Another one to keep an eye on is certainly Angelina Jolie’s First They Killed My Father, the entry from Cambodia. The Netflix film, directed and co-written by Jolie, is about author and human rights activist Loung Ung’s life under the rule of the deadly Khmer Rouge. It premiered in Telluride and then went on to Toronto where it won strong praise. The story is told through Ung’s eyes, from the age of five, when the Khmer Rouge came to power.
First They Killed My Father’s selection as the foreign language entry marks the first time such a high-profile American director has been the representative of another country in another tongue. It is also the 6th submission ever from Cambodia, where it was released September 8 in local theaters.

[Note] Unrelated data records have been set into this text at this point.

struct vkrt_scene
{
  int device = 0;
  int cuCount = 256;
  std::vector<float> positions;
  std::vector<uint32_t> indices;
  std::vector<vkrt_prim_mesh> primMeshes;
  std::vector<vkrt_node> nodes;
  uint32_t lightCount = 0, materialCount = 0;
  std::vector<float> materialAlpha;
  std::vector<void*> allocs;
  DevScene dev{};
  vkrt::TreeBuffers accel;
  bool built = false;
  vkrt_accel_info info{};
  unsigned int* workCounter = nullptr;
  DevCounters* counters = nullptr;
  hipEvent_t evStart = nullptr, evStop = nullptr;
  bool timed = false;
  void* wfMem = nullptr;
  WfBuffers wf{};
  WfAsync wfAsync{};
  std::vector<hipEvent_t> wfEvents;
  WfTiming wfTiming{};
  bool wfTimed = false;
  int splitResolved = 0;
  int wfTimingRounds = 0;
  std::vector<hipEvent_t> wfPool;
  int opt[VKRT_OPT_WF_CAMERA_ROUNDS + 1] = {0, 1, 1, 3, 64, VKRT_WF_SHARE_DEFAULT, VKRT_TRI_THRESHOLD_DEFAULT, 0, VKRT_WF_SHARE_FLAGS_DEFAULT, 1, 0, 0, 0,
                                            VKRT_WF_FRAMES_IN_FLIGHT_DEFAULT, VKRT_SPLIT_BUDGET_DEFAULT, VKRT_WF_SAMPLE_SYNC_DEFAULT, VKRT_WF_CAMERA_ROUNDS_DEFAULT};
  bool hasLargeTriangles = false;
  bool wavefront = true;
  bool stale = false;
  bool refitted = false;
  vkrt::RefitScratch refit;
  bool positionsOnDevice = false;
  vkrt::DevBuf vertexStage;
  size_t vertexStageBytes = 0;
  std::vector<vkrt_instance_visibility> vis;
  uint64_t masksPresent[4] = {0, 0, 0, 0};
  vkrt::DevBuf nodeMasks;
  std::vector<vkrt_material_alpha> alpha;
  uint32_t alphaMasks = 0;
  const uint4* surfacePrimMeshes = nullptr;
};

namespace {

template <typename T>
int upload(vkrt_scene* s, const T* src, size_t count, const T** dst)
{
  void* p = nullptr;
  const size_t bytes = std::max<size_t>(count * sizeof(T), 16);
  HIP_TRY(hipMalloc(&p, bytes));
  s->allocs.push_back(p);
  if(count)
    HIP_TRY(hipMemcpy(p, src, count * sizeof(T), hipMemcpyHostToDevice));
  *dst = (const T*)p;
  return VKRT_OK;
}

int checkTransform(const vkrt_node& n, uint32_t i)
{
  for(int k = 0; k < 16; k++)
    if(!std::isfinite(n.worldMatrix[k]))
      return fail(VKRT_ERR_INVALID_ARGUMENT, "node %u: worldMatrix[%d] is not finite", i, k);
  return VKRT_OK;
}

int validate(const vkrt_scene_desc* d)
{
  if(!d)
    return fail(VKRT_ERR_INVALID_ARGUMENT, "desc is NULL");
  if(d->struct_size != sizeof(vkrt_scene_desc))
    return fail(VKRT_ERR_INVALID_ARGUMENT, "vkrt_scene_desc.struct_size %u != %zu (ABI mismatch)", d->struct_size,
                sizeof(vkrt_scene_desc));
  if(d->vertex_count && (!d->positions || !d->normals || !d->tangents || !d->texcoords0))
    return fail(VKRT_ERR_INVALID_ARGUMENT, "vertex arrays missing");
  if(d->index_count && !d->indices)
    return fail(VKRT_ERR_INVALID_ARGUMENT, "indices missing");
  if(d->material_count == 0 || !d->materials)
    return fail(VKRT_ERR_INVALID_ARGUMENT, "at least one material is required (nvh::GltfScene appends a default one)");
  if(d->light_count == 0 || !d->lights)
// ... 28 lines not shown
    const GltfPBRMaterial& m = d->materials[i];
    const int32_t t[4] = {m.pbrBaseColorTexture, m.metallicRoughnessTexture, m.normalTexture, m.emissiveTexture};
    for(int k = 0; k < 4; k++)
      if(t[k] >= (int32_t)d->texture_count && d->texture_count > 0)
        return fail(VKRT_ERR_INVALID_ARGUMENT, "material %u: texture index %d out of range", i, t[k]);
  }
  for(uint32_t i = 0; i < d->texture_count; i++)
    if(!d->textures[i].rgba8 || d->textures[i].width == 0 || d->textures[i].height == 0)
      return fail(VKRT_ERR_INVALID_ARGUMENT, "texture %u: empty", i);
  return VKRT_OK;
}

float srgbEncode(float c) { return c <= 0.0031308f ? 12.92f * c : 1.055f * powf(c, 1.0f / 2.4f) - 0.055f; }
void downsampleLevel(const uint32_t* src, uint32_t sw, uint32_t sh, uint32_t* dst, uint32_t dw, uint32_t dh, bool srgb, const float* lut512)
{
  for(uint32_t y = 0; y < dh; y++)
    for(uint32_t x = 0; x < dw; x++)
    {
      const float fu = ((float)x + 0.5f) * ((float)sw / (float)dw) - 0.5f, fv = ((float)y + 0.5f) * ((float)sh / (float)dh) - 0.5f;
      const float flx = floorf(fu), fly = floorf(fv), ax = fu - flx, ay = fv - fly;
      auto cl = [](int v, int n) { return v < 0 ? 0 : (v >= n ? n - 1 : v); };
      const int x0 = cl((int)flx, (int)sw), x1 = cl((int)flx + 1, (int)sw), y0 = cl((int)fly, (int)sh), y1 = cl((int)fly + 1, (int)sh);
      const uint32_t p[4] = {src[(size_t)y0 * sw + x0], src[(size_t)y0 * sw + x1], src[(size_t)y1 * sw + x0], src[(size_t)y1 * sw + x1]};
      uint32_t out = 0;
      for(int c = 0; c < 4; c++)
      {
        const uint32_t base = (srgb && c < 3) ? 0u : 256u;
        const float t00 = lut512[base + ((p[0] >> (8 * c)) & 255u)], t10 = lut512[base + ((p[1] >> (8 * c)) & 255u)];
        const float t01 = lut512[base + ((p[2] >> (8 * c)) & 255u)], t11 = lut512[base + ((p[3] >> (8 * c)) & 255u)];
        float v = (t00 * (1.0f - ax) + t10 * ax) * (1.0f - ay) + (t01 * (1.0f - ax) + t11 * ax) * ay;
        if(srgb && c < 3) v = srgbEncode(v);
        v = v < 0.0f ? 0.0f : (v > 1.0f ? 1.0f : v);
        out |= (uint32_t)(v * 255.0f + 0.5f) << (8 * c);
      }
      dst[(size_t)y * dw + x] = out;
    }
}

bool useWavefront(const vkrt_scene* s) { return s->opt[VKRT_OPT_MODE] == 1; }

int clampOption(int option, int v)
{
  switch(option)
  {
    case VKRT_OPT_MODE: case VKRT_OPT_BVH_LAYOUT: return v ? 1 : 0;
    case VKRT_OPT_WF_SUBFRAMES: case VKRT_OPT_WF_FRAMES_IN_FLIGHT: return std::max(1, std::min(VKRT_WF_MAX_LANES, v));
    case VKRT_OPT_SPLIT_BUDGET: return std::max(-1, std::min(100, v));
    case VKRT_OPT_WF_TRAV_BLOCK: return v == 256 ? 256 : v == 128 ? 128 : 64;
    case VKRT_OPT_WF_SHARE: return std::max(0, std::min(64, v));
    case VKRT_OPT_TRI_THRESHOLD: return std::max(0, std::min(65, v));
    case VKRT_OPT_WF_SHARE_PERIOD: return std::max(0, std::min(255, v));
    case VKRT_OPT_WF_SHARE_FLAGS: return v & 31;
    case VKRT_OPT_GBUFFER_MIPS: case VKRT_OPT_WATERTIGHT: case VKRT_OPT_SKIP_DEAD_SHADOW_RAYS: case VKRT_OPT_ANYHIT_DISSOLVE: case VKRT_OPT_WF_SAMPLE_SYNC:
    case VKRT_OPT_WF_CAMERA_ROUNDS: return v ? 1 : 0;
  }
  return v;
}

void optionsFromEnvironment(vkrt_scene* s)
{
  const char* e;
  if((e = getenv("VKRT_MODE")) && !strcmp(e, "mega")) s->opt[VKRT_OPT_MODE] = 0;
  if((e = getenv("VKRT_BVH")) && !strcmp(e, "bvh2")) s->opt[VKRT_OPT_BVH_LAYOUT] = 0;
  const struct { const char* name; int option; } ints[] = {{"VKRT_WF_SUBFRAMES", VKRT_OPT_WF_SUBFRAMES}, {"VKRT_WF_TRAV_BLOCK", VKRT_OPT_WF_TRAV_BLOCK},
                                                          {"VKRT_WF_SHARE", VKRT_OPT_WF_SHARE}, {"VKRT_TRI_THRESHOLD", VKRT_OPT_TRI_THRESHOLD},
                                                          {"VKRT_WF_SHARE_PERIOD", VKRT_OPT_WF_SHARE_PERIOD}, {"VKRT_WF_SHARE_FLAGS", VKRT_OPT_WF_SHARE_FLAGS},
                                                          {"VKRT_GBUFFER_MIPS", VKRT_OPT_GBUFFER_MIPS}, {"VKRT_WATERTIGHT", VKRT_OPT_WATERTIGHT},
                                                          {"VKRT_SKIP_DEAD_SHADOW_RAYS", VKRT_OPT_SKIP_DEAD_SHADOW_RAYS},
                                                          {"VKRT_ANYHIT_DISSOLVE", VKRT_OPT_ANYHIT_DISSOLVE}, {"VKRT_WF_FRAMES_IN_FLIGHT", VKRT_OPT_WF_FRAMES_IN_FLIGHT},
                                                          {"VKRT_SPLIT_BUDGET", VKRT_OPT_SPLIT_BUDGET}, {"VKRT_WF_SAMPLE_SYNC", VKRT_OPT_WF_SAMPLE_SYNC},
                                                          {"VKRT_WF_CAMERA_ROUNDS", VKRT_OPT_WF_CAMERA_ROUNDS}};
  for(const auto& k : ints)
    if((e = getenv(k.name)))
      s->opt[k.option] = clampOption(k.option, atoi(e));
}

void freeAccel(vkrt_scene* s)
{
  s->accel = vkrt::TreeBuffers{};
  s->nodeMasks = vkrt::DevBuf{};
  s->built = false;
  s->refit = vkrt::RefitScratch{};
  s->refitted = false;
  s->stale = false;
}

constexpr vkrt_material_alpha kDefaultAlpha = {VKRT_ALPHA_OPAQUE, 0.5f};
constexpr vkrt_instance_visibility kDefaultVisibility = {0xFF, VKRT_INSTANCE_FACING_CULL_DISABLE, 0};

void makeInstance(const vkrt_node& node, const vkrt_instance_visibility& vis, DevInstance& in)
{
  memset(&in, 0, sizeof in);
  for(int r = 0; r < 3; r++)
    for(int c = 0; c < 4; c++)
      in.o2w[r * 4 + c] = node.worldMatrix[c * 4 + r];
  vkrt::invert3x3_rows(in.o2w, in.w2o);
  in.primMesh = node.primMesh;
  const float* m = in.o2w;
  const double det = (double)m[0] * ((double)m[5] * m[10] - (double)m[6] * m[9]) - (double)m[1] * ((double)m[4] * m[10] - (double)m[6] * m[8]) +
                     (double)m[2] * ((double)m[4] * m[9] - (double)m[5] * m[8]);
  in.vis = (uint32_t)vis.mask | ((uint32_t)vis.flags << 8) | (det < 0.0 ? VKRT_VIS_MIRRORED : 0u);
}

void noteMasks(vkrt_scene* s)
{
  memset(s->masksPresent, 0, sizeof s->masksPresent);
  for(const vkrt_instance_visibility& v : s->vis)
    s->masksPresent[v.mask >> 6] |= 1ull << (v.mask & 63u);
}

bool everyMaskMeets(const vkrt_scene* s, uint32_t cullMask)
{
  for(uint32_t m = 0; m < 256; m++)
    if(((s->masksPresent[m >> 6] >> (m & 63u)) & 1ull) && (m & cullMask) == 0u)
      return false;
  return true;
}

int computeNodeMasks(vkrt_scene* s, hipStream_t stream)
{
  if(s->dev.layout != 1u || !s->nodeMasks.get())
    return VKRT_OK;
  const uint32_t nodes = (uint32_t)(s->info.node_bytes / VKRT_WNODE_BYTES);
  HIP_TRY(vkrt_launch_node_masks(s->dev, nodes, (uint32_t)s->nodes.size(), s->info.max_depth + 1u, s->nodeMasks.get<uint2>(), stream));
// ... 438 lines not shown
  D.stackCap = 1;
  D.layout = 0;
  D.stepLimit = 64;
  D.triThreshold = 0;
  D.shareMinIdle = 0;
  D.sharePeriodMask = 0;
  D.shareFlags = 0;
  D.gbufferMips = 1;

  void* p = nullptr;
  if(hipMalloc(&p, 64) != hipSuccess) return bail(fail(VKRT_ERR_OUT_OF_MEMORY, "hipMalloc(work counter)"));
  s->allocs.push_back(p);
  s->workCounter = (unsigned int*)p;
  if(hipMalloc(&p, sizeof(DevCounters)) != hipSuccess) return bail(fail(VKRT_ERR_OUT_OF_MEMORY, "hipMalloc(counters)"));
  s->allocs.push_back(p);
  s->counters = (DevCounters*)p;
  D.faults = &s->counters->v[0][10];
  if(hipMemset(s->counters, 0, sizeof(DevCounters)) != hipSuccess) return bail(fail(VKRT_ERR_HIP, "hipMemset(counters)"));
  if(hipEventCreate(&s->evStart) != hipSuccess || hipEventCreate(&s->evStop) != hipSuccess)
    return bail(fail(VKRT_ERR_HIP, "hipEventCreate"));
  *out = s;
  return VKRT_OK;
}

void vkrt_scene_destroy(vkrt_scene* s)
{
  if(!s)
    return;
  (void)hipSetDevice(s->device);
  freeAccel(s);
  for(void* p : s->allocs)
    (void)hipFree(p);
  if(s->wfMem) (void)hipFree(s->wfMem);
  if(s->wfAsync.count)
  {
    (void)hipEventDestroy(s->wfAsync.fork);
    for(int j = 0; j < s->wfAsync.count; j++)
    {
      (void)hipStreamDestroy(s->wfAsync.streams[j]);
      (void)hipEventDestroy(s->wfAsync.join[j]);
    }
  }
  for(hipEvent_t e : s->wfEvents) (void)hipEventDestroy(e);
  for(hipEvent_t e : s->wfPool) (void)hipEventDestroy(e);
  if(s->evStart) (void)hipEventDestroy(s->evStart);
  if(s->evStop) (void)hipEventDestroy(s->evStop);
  delete s;
}

int vkrt_scene_set_option(vkrt_scene* s, int option, int value)
{
  if(!s)
    return fail(VKRT_ERR_INVALID_ARGUMENT, "scene is NULL");
  if(option < VKRT_OPT_MODE || option > VKRT_OPT_WF_CAMERA_ROUNDS)
    return fail(VKRT_ERR_INVALID_ARGUMENT, "unknown option %d", option);
  if(clampOption(option, value) != value)
    return fail(VKRT_ERR_INVALID_ARGUMENT, "option %d: value %d out of range", option, value);
  s->opt[option] = value;
  return VKRT_OK;
}

int vkrt_scene_get_option(const vkrt_scene* s, int option, int* value)
{
  if(!s || !value)
    return fail(VKRT_ERR_INVALID_ARGUMENT, "NULL argument");
  if(option == VKRT_INFO_ANYHIT_ORDER)
  {
    *value = s->built ? (int)(s->dev.shareFlags & 6u) : 0;
    return VKRT_OK;
  }
  if(option == VKRT_INFO_SPLIT_BUDGET)
  {
    *value = s->built ? s->splitResolved : 0;
    return VKRT_OK;
  }
  if(option < VKRT_OPT_MODE || option > VKRT_OPT_WF_CAMERA_ROUNDS)
    return fail(VKRT_ERR_INVALID_ARGUMENT, "unknown option %d", option);
  *value = s->opt[option];
  return VKRT_OK;
}

int vkrt_reserve(vkrt_scene* s, const vkrt_shard* shard, void* hip_stream)
{
  if(!s)
    return fail(VKRT_ERR_INVALID_ARGUMENT, "NULL argument");
  return vkrt_reserve_frames(s, shard, (uint32_t)std::max(1, s->opt[VKRT_OPT_WF_FRAMES_IN_FLIGHT]), hip_stream);
}

int vkrt_reserve_frames(vkrt_scene* s, const vkrt_shard* shard, uint32_t frames_per_call, void* hip_stream)
{
  if(!s || !shard)
    return fail(VKRT_ERR_INVALID_ARGUMENT, "NULL argument");
  if(frames_per_call == 0)
    return fail(VKRT_ERR_INVALID_ARGUMENT, "frames_per_call is 0");
  int rc = checkShard(shard);
  if(rc == VKRT_OK)
    rc = setDevice(s);
  if(rc != VKRT_OK)
    return rc;
  const uint64_t tiles = (uint64_t)((shard->full_width + 7) / 8) * ((vkrt_shard_rows(shard) + 7) / 8);
  if(tiles * 64 >= 0xFFFFFFFFull)
    return fail(VKRT_ERR_UNSUPPORTED, "launch too large");
  const bool wavefront = s->built ? s->wavefront : useWavefront(s);
  if(tiles == 0 || !wavefront)
    return VKRT_OK;
  int rc2 = ensureWorkingSet(s, (uint32_t)tiles * 64u, framesInFlight(s, (int)std::min<uint32_t>(frames_per_call, VKRT_FRAMES_PER_BATCH)), (hipStream_t)hip_stream);
  if(rc2 == VKRT_OK)
    rc2 = ensureEventPool(s, (int)std::min<uint32_t>(frames_per_call, VKRT_FRAMES_PER_BATCH));
  return rc2;
}

namespace {

void installTree(vkrt_scene* s, vkrt::BuiltTree& t)
{
  s->accel = std::move(t.buf);
  s->dev.nodes = s->accel.nodes.get<const float4>();
  s->dev.tris = s->accel.tris.get<const float4>();
  s->dev.triShade = s->accel.triShade.get<const uint4>();
  s->dev.layout = t.layout;
  s->dev.rootRef = t.rootRef;
  s->dev.stackCap = t.layout == 1 ? 2 * (t.maxDepth + 1) : t.maxDepth + 2;
  s->info.node_count = t.nodeCount;
  s->info.max_depth = t.maxDepth;
  s->info.sah_cost = t.sahCost;
  s->info.node_bytes = t.nodeBytes;
  s->info.triangle_bytes = t.triangleBytes;
}

// ... 50 lines not shown
      {
        const float w = n.worldMatrix[k] * p[0] + n.worldMatrix[4 + k] * p[1] + n.worldMatrix[8 + k] * p[2] + n.worldMatrix[12 + k];
        lo[k] = std::min(lo[k], w); hi[k] = std::max(hi[k], w);
      }
    }
  }
  for(int k = 0; k < 3; k++)
  {
    const float pad = 1e-3f * std::max(1e-6f, hi[k] - lo[k]);
    s->dev.sceneLo[k] = lo[k] - pad; s->dev.sceneHi[k] = hi[k] + pad;
  }
  const double ex = (double)hi[0] - lo[0], ey = (double)hi[1] - lo[1], ez = (double)hi[2] - lo[2];
  const double face = std::max(ex * ey, std::max(ey * ez, ez * ex));
  double maxArea = 0.0;
  for(const vkrt_node& n : s->nodes)
  {
    const vkrt_prim_mesh& pm = s->primMeshes[(size_t)n.primMesh];
    const float* M = n.worldMatrix;
    for(uint32_t t = 0; t + 3 <= pm.indexCount; t += 3)
    {
      double w[3][3];
      for(int v = 0; v < 3; v++)
      {
        const float* p = &s->positions[3 * (size_t)(s->indices[pm.firstIndex + t + v] + pm.vertexOffset)];
        for(int k = 0; k < 3; k++) w[v][k] = (double)M[k] * p[0] + (double)M[4 + k] * p[1] + (double)M[8 + k] * p[2] + (double)M[12 + k];
      }
      const double a[3] = {w[1][0] - w[0][0], w[1][1] - w[0][1], w[1][2] - w[0][2]}, b[3] = {w[2][0] - w[0][0], w[2][1] - w[0][1], w[2][2] - w[0][2]};
      const double cx = a[1] * b[2] - a[2] * b[1], cy = a[2] * b[0] - a[0] * b[2], cz = a[0] * b[1] - a[1] * b[0];
      maxArea = std::max(maxArea, 0.5 * std::sqrt(cx * cx + cy * cy + cz * cz));
    }
  }
  s->hasLargeTriangles = face > 0.0 && maxArea > 0.01 * face;
}

int traversalSettings(vkrt_scene* s)
{
  s->info.reference_count = s->dev.triCount;
  s->dev.stepLimit = 4u * (s->info.node_count + s->dev.triCount) + 64u;
  s->dev.triThreshold = 0;
  s->dev.shareMinIdle = 0;
  s->dev.sharePeriodMask = 0;
  s->dev.shareFlags = (uint32_t)s->opt[VKRT_OPT_WF_SHARE_FLAGS] & 6u;
  const bool largeWhole = s->hasLargeTriangles && s->info.reference_count == s->info.triangle_count;
  if((s->opt[VKRT_OPT_WF_SHARE_FLAGS] & 8) && !largeWhole)
    s->dev.shareFlags |= 4u;
  if(s->dev.layout == 1)
  {
    s->dev.triThreshold = (uint32_t)s->opt[VKRT_OPT_TRI_THRESHOLD];
    if(s->dev.triThreshold != 0u)
      s->dev.stackCap += 2 * VKRT_W8_POSTPONE_ROOM;
    s->dev.shareMinIdle = (uint32_t)s->opt[VKRT_OPT_WF_SHARE];
    s->dev.sharePeriodMask = (uint32_t)s->opt[VKRT_OPT_WF_SHARE_PERIOD];
    s->dev.shareFlags |= (uint32_t)s->opt[VKRT_OPT_WF_SHARE_FLAGS] & 17u;
  }
  if((size_t)s->dev.stackCap * 256 * 4 > 64 * 1024)
    return fail(VKRT_ERR_UNSUPPORTED, "BVH depth %u needs a %zu-byte LDS stack per workgroup (limit 64 KiB)", s->info.max_depth,
                (size_t)s->dev.stackCap * 256 * 4);
  return VKRT_OK;
}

While there isn’t a clear line on the nationalities or places of birth of directors of the roughly 1,800 films entered in the Foreign Language category since 1956, one other U.S.-born helmer stands out: Rama Burshtein was behind the 2012 Israeli submission, Fill the Void. Since the 57th Oscars in 1984, the rules for the category have stipulated that a submitting country “must certify that creative talent of that country exercised artistic control of the film”. Jolie has dual U.S./Cambodian citizenship.
Other titles worth keeping in mind among the dozens of worthy films include Belgium’s dark romantic thriller Racer and the Jailbird by Michaël R. Roskam whose Bullhead was nominated in 2012; and Argentina’s Zama, a period drama by Lucrecia Martel. Both those premiered in Venice.
And then there’s Korea’s historical drama A Taxi Driver from Jang Hoon. It’s the highest-grossing local film of the year. But no film on the list of 92 submissions has made more than China’s entry Wolf Warrior 2. In fact, the combined box office of all the movies wouldn’t even get close to its $854 million at home. China typically goes more arthouse, but this year submitted a movie that has more in common with big U.S. action titles. It’s unlikely to advance in the race, but it’s worth a mention.